Ward trifft ins Cuxhavener Herz

Veröffentlicht am Sonntag, 18. Februar 2018

- MTV Herzöge siegen in letzter Sekunde


Einen hartumkämpften 79:77-Sieg brachten die Herzöge von ihrem Auswärtstrip zu den Cuxhaven Baskets mit zurück in die Lessingstadt. Mit der Schlusssirene traf Demetrius Ward den entscheidenden Korbleger.

Zuvor hatten sich beide Mannschaften einen ausgeglichenen Schlagabtausch geliefert. Die ohne Lars Lagerpusch und Luis Figge an die Nordsee gereisten Herzöge konnten dabei nach ausgeglichenem ersten Viertel (19:20) dank eines 8:0-Laufs die größte Führung des gesamten Spiels für sich beanspruchen (38:26, 18. Spielminute). Bis zur Halbzeit konnte diese – auch den an diesem Tag nicht zu stoppenden Moritz Hübner (27 Punkte, 7 Rebounds) – durch die Baskets jedoch zumindest schon wieder auf vier Zähler halbiert werden (37:41).
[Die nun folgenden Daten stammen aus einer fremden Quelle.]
template <int PL, int WM, int NB>
__device__ __forceinline__ void pws_epilogue(f32x16 (&acc)[2][2 * NB], int b, int bx, int gx, int pblk, int co0,
                                             int wm, int wn, int l31, int khalf, int cout, int P, int nslots,
                                             const float *__restrict__ bias, const float *__restrict__ bias_b,
                                             float *__restrict__ out, float *__restrict__ stats_part,
                                             float *__restrict__ mm_out, int pool_u, int out_pm, const float *sb) {
#pragma unroll
  for (int pb = 0; pb < NB; ++pb) {
  const int p = pblk + 128 * pb + 2 * (wn * 32 + l31);
  const bool pok = p < P;
  if (WM == 2 && out_pm) {
    float *ob = out + (size_t)b * P * cout;
#pragma unroll
    for (int m = 0; m < 2; ++m)
#pragma unroll
      for (int g = 0; g < 4; ++g) {
        const int cq = co0 + wm * 64 + m * 32 + 8 * g + 4 * khalf;
        float bv[4];
#pragma unroll
        for (int i = 0; i < 4; ++i) bv[i] = sb[cq + i - co0];
        if (pok && cq < cout) {
#pragma unroll
          for (int n = 0; n < 2; ++n) {
            float *q = ob + (size_t)(p + n) * cout + cq;
            const f32x4 v = {acc[m][2 * pb + n][4 * g] + bv[0], acc[m][2 * pb + n][4 * g + 1] + bv[1],
                             acc[m][2 * pb + n][4 * g + 2] + bv[2], acc[m][2 * pb + n][4 * g + 3] + bv[3]};
            if (cq + 3 < cout && (cout & 3) == 0) *(f32x4 *)q = v;
            else
              for (int i = 0; i < 4; ++i)
                if (cq + i < cout) q[i] = v[i];
          }
        }
      }
    continue;
  }
  float *outb = out ? out + (size_t)b * cout * P : nullptr;
  const int slot = (bx * NB + pb) * 2 + wn;
  const int pool_g = pool_u ? pool_u / 2 : 32;
#pragma unroll
  for (int m = 0; m < 2; ++m) {
#pragma unroll
    for (int r = 0; r < 16; ++r) {
      const int co = co0 + wm * 64 + m * 32 + (r & 3) + 8 * (r >> 2) + 4 * khalf;
      const bool cok = co < cout;
      const float bv = sb[co - co0];
      acc[m][2 * pb][r] += bv;
      acc[m][2 * pb + 1][r] += bv;
      const f32x2 v = {acc[m][2 * pb][r], acc[m][2 * pb + 1][r]};
      if (cok && pok && outb) *(f32x2 *)(outb + (size_t)co * P + p) = v;
      if constexpr (PL == 2) {
        float mn = pok ? fminf(v[0], v[1]) : INFINITY, mx = pok ? fmaxf(v[0], v[1]) : -INFINITY;
        group_minmax(mn, mx, pool_g);
        if (cok && pok && (pool_g == 32 ? l31 == 31 : (l31 & (pool_g - 1)) == 0)) {
          float *q = mm_out + (((size_t)b * cout + co) * (P / pool_u) + p / pool_u) * 2;
          q[0] = mn;
          q[1] = mx;
        }
      }
    }
  }
  if constexpr (PL == 32) {
    float tn[32], tx[32];
#pragma unroll
    for (int m = 0; m < 2; ++m)
#pragma unroll
      for (int r = 0; r < 16; ++r) {
        const float v0 = acc[m][2 * pb][r], v1 = acc[m][2 * pb + 1][r];
        tn[m * 16 + r] = pok ? vmin_raw(v0, v1) : INFINITY;
        tx[m * 16 + r] = pok ? -vmax_raw(v0, v1) : INFINITY;
      }
    groupreduce16<RowMin>(tn);
    groupreduce16<RowMin>(tx);
    const int j = l31 & 15;
    const int cb = co0 + wm * 64 + 32 * (j >> 3) + 2 * (j & 1) + 8 * ((j & 7) >> 1) + 4 * khalf;
    if (pok) {
      const size_t ngrp = (size_t)(P / 32);
      float *q = mm_out + (((size_t)b * cout + cb) * ngrp + p / 32) * 2;
#pragma unroll
      for (int i = 0; i < 2; ++i)
        if (cb + i < cout) *(f32x2 *)(q + (size_t)i * ngrp * 2) = f32x2{tn[i], -tx[i]};
    }
  }
  const int rm = l31 >> 4, rr = l31 & 15;
  const int rco = co0 + wm * 64 + rm * 32 + (rr & 3) + 8 * (rr >> 2) + 4 * khalf;
  auto rowvals = [&](int kind, float (&v)[32]) {
#pragma unroll
    for (int m = 0; m < 2; ++m)
#pragma unroll
      for (int r = 0; r < 16; ++r) {
        const int co = co0 + wm * 64 + m * 32 + (r & 3) + 8 * (r >> 2) + 4 * khalf;
        const float v0 = acc[m][2 * pb][r], v1 = acc[m][2 * pb + 1][r];
        const bool ok = co < cout && pok;
        v[m * 16 + r] = kind == 0 ? (ok ? v0 + v1 : 0.0f)
                        : kind == 1 ? (ok ? v0 * v0 + v1 * v1 : 0.0f)
                        : kind == 2 ? (pok ? fminf(v0, v1) : INFINITY)
                                    : (pok ? fmaxf(v0, v1) : -INFINITY);
      }
  };
  if (stats_part) {
    float tv[32];
    rowvals(0, tv);
    const float s1 = rowreduce32<RowAdd>(tv);
    rowvals(1, tv);
    const float s2 = rowreduce32<RowAdd>(tv);
    if (rco < cout) {
      float *q = stats_part + (((size_t)b * nslots + slot) * cout + rco) * 2;
      q[0] = s1;
      q[1] = s2;
      if (bx == gx - 1 && pb == NB - 1 && wn == 1)
        for (int sl = slot + 1; sl < nslots; ++sl) {
          float *z = stats_part + (((size_t)b * nslots + sl) * cout + rco) * 2;
          z[0] = 0.0f;
          z[1] = 0.0f;
        }
    }
  }
  if constexpr (PL == 1) {
    float tv[32];
    rowvals(2, tv);
    const float mn = rowreduce32<RowMin>(tv);
    rowvals(3, tv);
    const float mx = rowreduce32<RowMax>(tv);
    if (rco < cout) {
      float *q = mm_out + ((((size_t)b * gx * NB + bx * NB + pb) * 2 + wn) * cout + rco) * 2;
      q[0] = mn;
      q[1] = mx;
    }
  }
  }
}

Nach der Pause blieb das Esterkamp-Team zwar zunächst meist in Front, konnte sich jedoch zu keinem Zeitpunkt absetzen. Vor den letzten zehn Minuten betrug der Herzöge-Vorsprung nur noch ein mageres Pünktchen (60:61). Knapp sechs Minuten vor Schluss konnten die Gastgeber mit fünf Punkten ihren größten Vorsprung verzeichnen (70:65), doch einmal mehr steckten die MTV Herzöge nicht auf. Ein Korbleger des starken Tarique Thompson brachte das 67:70, anschließend blieb das Spiel bis zum Schluss auf Messers Schneide.

21 Sekunden vor der Schlusssirene traf Hübner zum 77:77. Nach einer Auszeit legten die Herzöge Ball und Glück in die Hände von Demetrius Ward. Und der Warrior enttäuschte nicht. Nachdem er bis wenige Sekunden vor Spielende abgewartet hatte, zog er in unnachahmlicher Manier zum Korb und sorgte mit seinem Treffer für großen Jubel bei Mitspielern und mitgereisten Fans.

Für die MTV herzöge spielten in Cuxhaven: Thompson 18 (8 Rebounds, 3 Assists), Ebert 15 (3 A), Ward 15 (6 R, 6 A), Angerstein 9, Alte 7 (5 R), Bilski 6, Güldenhaupt 5, Mpacko 4, Pöschel.

Bei Cuxhaven punkteten außer Hübner (27) auch Roberson 14), Hundt (13) und Smith (11) zweistellig.

Komplette Statistik

Mit dem Sieg steht fest, dass die Herzöge die Hauptrunde mindestens auf Platz sechs beenden werden. Sollte Lok Bernau am kommenden Samstag zuhause gegen Spitzenreiter Schalke verlieren und die MTV Herzöge ihr Heimspiel gegen Wedel gewinnen, würden sie sogar noch auf Rang Fünf klettern.